You could get kalo (taro) at an Asian market probably. It's a little bit like sweet potatoes except without the sweetness, which is better for me. You cook it in many ways the same or I do anyway. Rinse it off, cut it up, wash your hands, steam it in the instant pot with the pressure high. If it is eaten before the oxcylate crystals are handled this way people get a very scratchy throat. you can cook it in a cast-iron pan after that like potatoes sort of, or you can mix it up in a blender and store it in the fridge under a half an inch of water. That is poi, a very nutritious food.
They might even have apple bananas. I guess you never know. They taste much better than Chiquita bananas. They are small maybe 6 inches or so very yummy.

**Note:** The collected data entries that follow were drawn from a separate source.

template <int TCO, int TPX, int BCO, bool FASTONLY = false>
__device__ __forceinline__ void conv_epilogue(const ConvParams& p, f32x16 (&acc)[TCO][TPX], const float* ep,
                                              const int co_base, const int wco, const int kk, const int HW,
                                              const int (&pn)[TPX], const int (&ppix)[TPX],
                                              const bool (&pvalid)[TPX], const int prow = 0,
                                              float* const lds_part = nullptr, const bool lds_shared = false) {
    const int cl_base = wco * (32 * TCO) + 4 * kk;
    const bool fast = FASTONLY || ((co_base + 32 * TCO <= p.Cout) && (p.cout_split == p.Cout));
    if (!FASTONLY && p.ep_mode == 4) {
        if (co_base + 32 * TCO > p.Cout) return;
        const float* ybase[TPX];
        float* obase[TPX];
#pragma unroll
        for (int t = 0; t < TPX; ++t) {
            const long off = (long)(co_base + 4 * kk) * HW + ppix[t];
            ybase[t] = pvalid[t] ? p.ybuf + pn[t] * p.ybuf_ns + off : p.ybuf + (long)(co_base + 4 * kk) * HW;
            obase[t] = p.out1 + pn[t] * p.out1_ns + off;
        }
        const int l31 = threadIdx.x & 31;
#pragma unroll
        for (int a = 0; a < TCO; ++a) {
            float yv[16][TPX];
#pragma unroll
            for (int r = 0; r < 16; ++r)
#pragma unroll
                for (int t = 0; t < TPX; ++t)
                    yv[r][t] = ybase[t][(long)(a * 32 + (r & 3) + 8 * (r >> 2)) * HW];
#pragma unroll
            for (int r = 0; r < 16; ++r) {
                const int cidx = a * 32 + (r & 3) + 8 * (r >> 2);
                const float e1 = ep[BCO + cl_base + cidx];
                float sb = 0.f, sl = 0.f;
#pragma unroll
                for (int t = 0; t < TPX; ++t) {
// ... 9 lines not shown
                }
                sb = half_wave_sum_dpp(sb);
                sl = half_wave_sum_dpp(sl);
                if (l31 == 16) {
                    if (lds_part && lds_shared) {
                        float* dst = lds_part + (cl_base + cidx) * 2;
                        atomicAdd(dst, sb);
                        atomicAdd(dst + 1, sl);
                    } else if (lds_part) {
                        float* dst = lds_part + (cl_base + cidx) * 2;
                        dst[0] += sb;
                        dst[1] += sl;
                    } else {
                        float* dst = p.part + co_base + cidx + 4 * kk;
                        atomicAdd(dst, sb);
                        atomicAdd(dst + p.Cout, sl);
                    }
                }
            }
        }
        return;
    }
    if (fast) {
        float* obase[TPX];
        float* const o1 = (!FASTONLY && p.ksplit > 1) ? p.ws + (long)blockIdx.z * p.ws_stride : p.out1;
#pragma unroll
        for (int t = 0; t < TPX; ++t)
            obase[t] = o1 + pn[t] * p.out1_ns + (long)(co_base + 4 * kk) * HW + ppix[t];
#pragma unroll
        for (int a = 0; a < TCO; ++a) {
#pragma unroll
            for (int r = 0; r < 16; ++r) {
                const int cidx = a * 32 + (r & 3) + 8 * (r >> 2);
                float e0 = 0.f, e1 = 1.f;
                if (p.ep_mode != 0) {
                    e0 = blockIdx.z == 0 ? ep[cl_base + cidx] : 0.f;
                    e1 = ep[BCO + cl_base + cidx];
                }
#pragma unroll
                for (int t = 0; t < TPX; ++t) {
                    float v = acc[a][t][r];
                    if (p.ep_mode != 0) v = (v + e0) * e1;
                    if (p.ep_mode == 1) {
                        if (p.act == 1) v = v > 0.f ? v : 0.f;
                        if (p.act == 2) v = v > 0.f ? v : 0.2f * v;
                    }
                    if (pvalid[t]) {
                        float* dst = obase[t] + (long)cidx * HW;
                        if (FASTONLY || p.ksplit > 1) {
                            *dst = v;
                        } else {
                            if (p.acc1) v += *dst;
                            *dst = v;
                        }
                    }
                }
            }
        }
        return;
    }
    if (FASTONLY) return;
#pragma unroll
    for (int a = 0; a < TCO; ++a) {
#pragma unroll
        for (int r = 0; r < 16; ++r) {
            const int cidx = a * 32 + (r & 3) + 8 * (r >> 2);
// ... 12 lines not shown
            const int oc = first ? co : co - p.cout_split;
            const int accm = first ? p.acc1 : p.acc2;
#pragma unroll
            for (int t = 0; t < TPX; ++t) {
                if (!pvalid[t]) continue;
                float v = acc[a][t][r];
                if (p.ep_mode != 0) v = (v + e0) * e1;
                if (p.ep_mode == 1) {
                    if (p.act == 1) v = v > 0.f ? v : 0.f;
                    if (p.act == 2) v = v > 0.f ? v : 0.2f * v;
                }
                float* dst = obase + pn[t] * ons + (long)oc * HW + ppix[t];
                if (p.ksplit > 1) {
                    *dst = v;
                } else {
                    if (accm) v += *dst;
                    *dst = v;
                }
            }
        }
    }
}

I'll look for those bean seeds. Did you ever see The Mountain Minor?
walkingman
(8,564 posts)mahina
(19,061 posts)Ive never been there so it helped me understand a little bit. And I get it about the beans 🤣
Aloha
AllaN01Bear
(23,352 posts)GreenWave
(9,463 posts)walkingman
(8,564 posts)Does it decompose and enrich the soil? I looked it up and seem to be a very versatile product.
Are you in Central or South America? Expat?
GreenWave
(9,463 posts)Coir lasts a long time. Many places carry it: Mother Earth, Amazon. Read reviews so you don't get one with fill product.
Now those last 3 questions...Was, was and was.
wryter2000
(47,610 posts)My garden didn't look like that, and now, I'm in an apartment. I actually snuck a couple of amaryllises onto the rooftop area so they could get some sun. They disappeared. I'm sure the management didn't approve.
If you can grow pole beans, may I suggest fortex? The most delicious green beans I've ever eaten. You will fall in love with them.
walkingman
(8,564 posts)a show about how people in NY have gardens on their roof that flourish - kind of like a community garden.
Thanks for the suggestion about the Forex beans. It is not easy to grow them here because our weather, heat, and drought are so early in the Spring - I've tried multiple varieties and some years good crops and others terrible. I'm going to check and see if anyone has had any luck growing them.
I have come to accept the fact that some years we have good crops of certain veges and others don't do well and the next year the exact opposite - it seems to be all weather related. This climate change is really affecting us in Texas and it is becoming quite obvious - although their seems to be a lot of denial still.
The Blue Flower
(5,647 posts)The critters, from bugs to chipmunks to rabbits to birds, think it's a salad bar.
walkingman
(8,564 posts)the deer. We had to replant the purple hull peas this year. Right after the broke the ground and got just a few sets of leaves, they came one night and eat them to the ground. They left the stems but after about a week they didn't seem to be coming back so we raked the mulch back and replanted the entire row right next to the original one. I then put up the electric fence and haven't had any problems again (knock wood). I used t-posts on the corners and then fiberglass poles that I already had - they take two strands of wire. Then I took a big roll of red weed eater cord that a neighbor gave me years ago which I have never used and put it at the top of the tposts. I read that they would not jump a red string or line? Seems to be working? Although in years past I only used the 2-strand bare wire and it worked.
I have a 20 mile AC charger that I used to use for the steers, and it will really bite you - I figure if they get stung once they probably wouldn't try again.
Not sure what I would do about those pesky rabbits 😁 or chipmonks?